# Scott fly rods



## Wildside31T (Feb 13, 2013)

So I got word that a local pawn shop has a Scott Fly rod in a 8wt paired with an orvis. Showed up there they were right about the rod but it was an orvis hydros reel, they wanted $200 for the combo ended up taking it for $40 because they said it wasn't fitting right. Turns out there is a guide broken and someone beat up the outside finish pretty bad other than that it's in awesome
Condition haven't thrown it yet just wanted to see what you all think about Scott rods. I have never used them myself his would be my first one 

Thanks,

Capt.
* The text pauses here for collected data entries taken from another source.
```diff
@@ -814,21 +886,40 @@
     FR_REQUIRE(!(all_heads & 1), "fr_pnet_pyramid_p23_coarse: all_heads & 1 (the approximate heads of every cell) needs fr_pnet_pyramid_p23");
     FR_REQUIRE(coarse && coarse_margin >= 0.f, "fr_pnet_pyramid_p23_coarse: needs the coarse buffers and a margin >= 0");
     return p23_pyramid("fr_pnet_pyramid_p23_coarse", levels, nlevels, nframes, w2, b2, s2, w3, b3, s3, hw, hb, all_heads, refine_logit_thr,
-                       refine_band_hi, coarse_margin, coarse, visited_count, stream);
+                       refine_band_hi, coarse_margin, coarse, nullptr, visited_count, stream);
+}
+
+extern "C" int fr_pnet_pyramid_p23_coarse_tiles(const fr_pnet_level* levels, int nlevels, int nframes, const float* w2, const float* b2,
+                                                const float* s2, const float* w3, const float* b3, const float* s3, const float* hw,
+                                                const float* hb, int all_heads, float refine_logit_thr, float refine_band_hi,
+                                                float coarse_margin, void* const* coarse, const int32_t* tile_rows,
+                                                int32_t* visited_count, fr_stream_t stream) {
+    FR_REQUIRE(!(all_heads & 1), "fr_pnet_pyramid_p23_coarse_tiles: all_heads & 1 (the approximate heads of every cell) needs fr_pnet_pyramid_p23");
+    FR_REQUIRE(coarse && coarse_margin >= 0.f, "fr_pnet_pyramid_p23_coarse_tiles: needs the coarse buffers and a margin >= 0");
+    FR_REQUIRE(tile_rows, "fr_pnet_pyramid_p23_coarse_tiles: needs the levels' tile heights");
+    return p23_pyramid("fr_pnet_pyramid_p23_coarse_tiles", levels, nlevels, nframes, w2, b2, s2, w3, b3, s3, hw, hb, all_heads,
+                       refine_logit_thr, refine_band_hi, coarse_margin, coarse, tile_rows, visited_count, stream);
 }
 
 static int p23_pyramid(const char* who, const fr_pnet_level* levels, int nlevels, int nframes, const float* w2, const float* b2,
                        const float* s2, const float* w3, const float* b3, const float* s3, const float* hw,
                        const float* hb, int all_heads, float refine_logit_thr, float refine_band_hi, float coarse_margin,
-                       void* const* coarse, int32_t* visited_count, fr_stream_t stream) {
+                       void* const* coarse, const int32_t* tile_rows, int32_t* visited_count, fr_stream_t stream) {
     FR_REQUIRE(levels && nlevels > 0 && nlevels <= P23_MAXL && nframes > 0, "%s: 1 .. %d levels", who, P23_MAXL);
     FR_REQUIRE(w2 && b2 && s2 && w3 && b3 && s3 && hw && hb, "%s: null pointer", who);
     P23Levels t;
     P23Coarse c{};
+    P23Tall tall{};
+    bool any_tall = false;
     t.nlevels = nlevels;
     long long total = 0;
     for (int l = 0; l < nlevels; ++l) {
         const fr_pnet_level& L = levels[l];
+        if (tile_rows) {
+            FR_REQUIRE(tile_rows[l] == P23_RH || tile_rows[l] == 2 * P23_RH, "%s: level %d: tile_rows must be %d or %d (got %d)", who, l, P23_RH, 2 * P23_RH, tile_rows[l]);
+            tall.rows[l] = tile_rows[l];
+            any_tall = any_tall || tile_rows[l] != P23_RH;
+        }
         if (coarse) {
             FR_REQUIRE(coarse[l], "%s: level %d: no coarse buffer", who, l);
             c.buf[l] = reinterpret_cast<int*>(coarse[l]);
@@ -851,8 +942,15 @@
         static FrDevLatch latch0, latch1;
         if (!fr_raise_lds(reinterpret_cast<const void*>(pnet23_coarse_levels), P23C_LDS, latch0) ||
             !fr_raise_lds(reinterpret_cast<const void*>(pnet23_reeval_levels), P23R_LDS, latch1)) { fr_set_error("fr_pnet_pyramid_p23_coarse: cannot raise dynamic LDS"); return FR_E_LAUNCH; }
-        pnet23_coarse_levels<<<(unsigned)total, P23_NT, P23C_LDS, fr_stream(stream)>>>(a, t, c);
-        FR_CHECK_LAUNCH("pnet23_coarse_levels");
+        if (any_tall) {
+            static FrDevLatch latch2;
+            if (!fr_raise_lds(reinterpret_cast<const void*>(pnet23_coarse_tall), P23T_LDS, latch2)) { fr_set_error("%s: cannot raise dynamic LDS", who); return FR_E_LAUNCH; }
+            pnet23_coarse_tall<<<(unsigned)total, P23_NT, P23T_LDS, fr_stream(stream)>>>(a, t, c, tall);
+            FR_CHECK_LAUNCH("pnet23_coarse_tall");
+        } else {
+            pnet23_coarse_levels<<<(unsigned)total, P23_NT, P23C_LDS, fr_stream(stream)>>>(a, t, c);
+            FR_CHECK_LAUNCH("pnet23_coarse_levels");
+        }
         pnet23_reeval_levels<<<p23_reeval_grid(total), P23R_NT, P23R_LDS, fr_stream(stream)>>>(a, t, c);
         FR_CHECK_LAUNCH("pnet23_reeval_levels");
         return FR_OK;
diff --git a/facerecognition_infrenceengine_amd/mtcnn.py b/facerecognition_infrenceengine_amd/mtcnn.py
--- a/facerecognition_infrenceengine_amd/mtcnn.py
+++ b/facerecognition_infrenceengine_amd/mtcnn.py
@@ -124,6 +124,8 @@
     coarse_p23 = True
     coarse_margin = 0.05
     visited_cells = None
+    coarse_tall = True
+    coarse_tall_min_tiles = 2
 
     def __init__(self, minsize=20, factor=0.709, fused_pnet=True, batch_min_pixels=None):
         self.minsize, self.factor = minsize, factor
@@ -162,6 +164,11 @@
 
 def _frames32(h, w):
     return (2 ** 31 - 1) // (h * w * 64)
+
+
+def _coarse_tile_rows(cfg, N, h, w):
+    tiles = N * -(-(h - 4) // 8) * -(-(w - 4) // 32)
+    return 16 if cfg.coarse_tall and -(-tiles // min(tiles, 512)) >= cfg.coarse_tall_min_tiles else 8
 
 
 def _f16_conv1(cfg, band, h, w):
@@ -402,7 +409,11 @@
             lib.fr_pnet_conv1_band(0, self._fptr(frames), N, H, W, hs, ws, *p1w, None, _lib.ptr(xs), None, None, 0, self._s)
         else:
             self._dconv(None, p1, N, hs, ws, frames=frames, y_split=xs, y=x)
-        if coarse > 0.0:
+        if coarse > 0.0 and _coarse_tile_rows(self, N, h, w) > 8:
+            lib.fr_pnet23_coarse_tiles_f16(_lib.ptr(x), _lib.ptr(xs), N, h, w, *p23, _lib.ptr(head), 2 if f16 else 0, lo, hi,
+                                           _lib.ptr(self.refined_cells), _lib.ptr(wsp), wsp.numel() * 4, coarse, _lib.ptr(cws), cws.numel() * 4,
+                                           16, _lib.ptr(self.visited_cells), self._s)
+        elif coarse > 0.0:
             lib.fr_pnet23_coarse_f16(_lib.ptr(x), _lib.ptr(xs), N, h, w, *p23, _lib.ptr(head), 2 if f16 else 0, lo, hi,
                                      _lib.ptr(self.refined_cells), _lib.ptr(wsp), wsp.numel() * 4, coarse, _lib.ptr(cws), cws.numel() * 4,
                                      _lib.ptr(self.visited_cells), self._s)
@@ -450,7 +461,12 @@
         lib.fr_pnet_pyramid_conv1(0, self._fptr(frames), N, H, W, lv, nlev, *p1w, None, None, 0, self._s)
         if coarse > 0.0:
             cws = (ctypes.c_void_p * nlev)(*[t["cws"].data_ptr() for t in keep])
-            lib.fr_pnet_pyramid_p23_coarse(lv, nlev, N, *p23, 0, lo, hi, coarse, cws, _lib.ptr(self.visited_cells), self._s)
+            rows = [_coarse_tile_rows(self, N, t["h"], t["w"]) for t in keep]
+            if max(rows) > 8:
+                lib.fr_pnet_pyramid_p23_coarse_tiles(lv, nlev, N, *p23, 0, lo, hi, coarse, cws, (ctypes.c_int32 * nlev)(*rows),
+                                                     _lib.ptr(self.visited_cells), self._s)
+            else:
+                lib.fr_pnet_pyramid_p23_coarse(lv, nlev, N, *p23, 0, lo, hi, coarse, cws, _lib.ptr(self.visited_cells), self._s)
         else:
             lib.fr_pnet_pyramid_p23(lv, nlev, N, *p23, 1 if self.p23_all_heads else 0, lo, hi, self._s)
         if ntile:
diff --git a/include/frhip.h b/include/frhip.h
--- a/include/frhip.h
+++ b/include/frhip.h
@@ -246,6 +246,11 @@
                          float* head, int all_heads, float refine_logit_thr, float refine_band_hi, int32_t* refined_count,
                          void* workspace, size_t workspace_bytes, float coarse_margin, void* coarse, size_t coarse_bytes,
                          int32_t* visited_count, fr_stream_t stream);
+int fr_pnet23_coarse_tiles_f16(const float* x1, const void* x1s, int B, int H1, int W1, const float* w2, const float* b2, const float* s2,
+                               const float* w3, const float* b3, const float* s3, const float* hw, const float* hb,
+                               float* head, int all_heads, float refine_logit_thr, float refine_band_hi, int32_t* refined_count,
+                               void* workspace, size_t workspace_bytes, float coarse_margin, void* coarse, size_t coarse_bytes,
+                               int tile_rows, int32_t* visited_count, fr_stream_t stream);
 int fr_maxpool_f32(const float* x, float* y, int B, int H, int W, int C, int k, int stride,
                    fr_stream_t stream);
 int fr_pnet_candidates(const float* head, int nframes, int hc, int wc, float scale, float thr, int cap,
@@ -291,6 +296,10 @@
                                const float* w3, const float* b3, const float* s3, const float* hw, const float* hb, int all_heads,
                                float refine_logit_thr, float refine_band_hi, float coarse_margin, void* const* coarse,
                                int32_t* visited_count, fr_stream_t stream);
+int fr_pnet_pyramid_p23_coarse_tiles(const fr_pnet_level* levels, int nlevels, int nframes, const float* w2, const float* b2,
+                                     const float* s2, const float* w3, const float* b3, const float* s3, const float* hw,
+                                     const float* hb, int all_heads, float refine_logit_thr, float refine_band_hi, float coarse_margin,
+                                     void* const* coarse, const int32_t* tile_rows, int32_t* visited_count, fr_stream_t stream);
 
 int fr_letterbox_u8(const fr_frame_ref* refs, int nframes, uint8_t* canvas, int dh, int dw, fr_stream_t stream);
 int fr_detections_unscale(float* boxes, float* kps, const int32_t* counts, const float* det_scale, int nframes, int cap,
```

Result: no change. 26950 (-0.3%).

Vince


----------



## salty_waders (Feb 13, 2006)

Scott rods are excellent fly rods. If it has a broken guide they can repair it for you. There's info on their website about repairs. I have a Scott 7wt and its one of my favorite rods.


----------



## BBYC (Sep 25, 2007)

Got to practice with a Scott Meridian at Roys Bait and Tackle last week, it was incredible.


----------



## Wildside31T (Feb 13, 2013)

Awesome, they sent out the info to me the other day saying it was a $50 minimum for shipping and return then $100 for the broken eye and a refinish and a Ferrell replace then $45 for a case


----------



## RUFcaptain (Aug 12, 2011)

Scott, absolute top tier fly rod, best of the best.


----------



## GCELLC (Feb 23, 2017)

Ok I have a best of the best like new Scott Meridian 8 wt 2 pc for sale. $600 original owner


----------



## bonkers (Mar 2, 2016)

Will you take $40? lol


----------



## Top_Dog (Aug 1, 2007)

Yeah, I agree. 6 hundo is a tad high. They sell for about 50 bucks these days.


----------



## Maven (May 23, 2017)

I have a Scott 12 wt which is a very high quality rod on the level of Sage. I am not familiar with their 8wt but from what you paid you got a terrific deal.


----------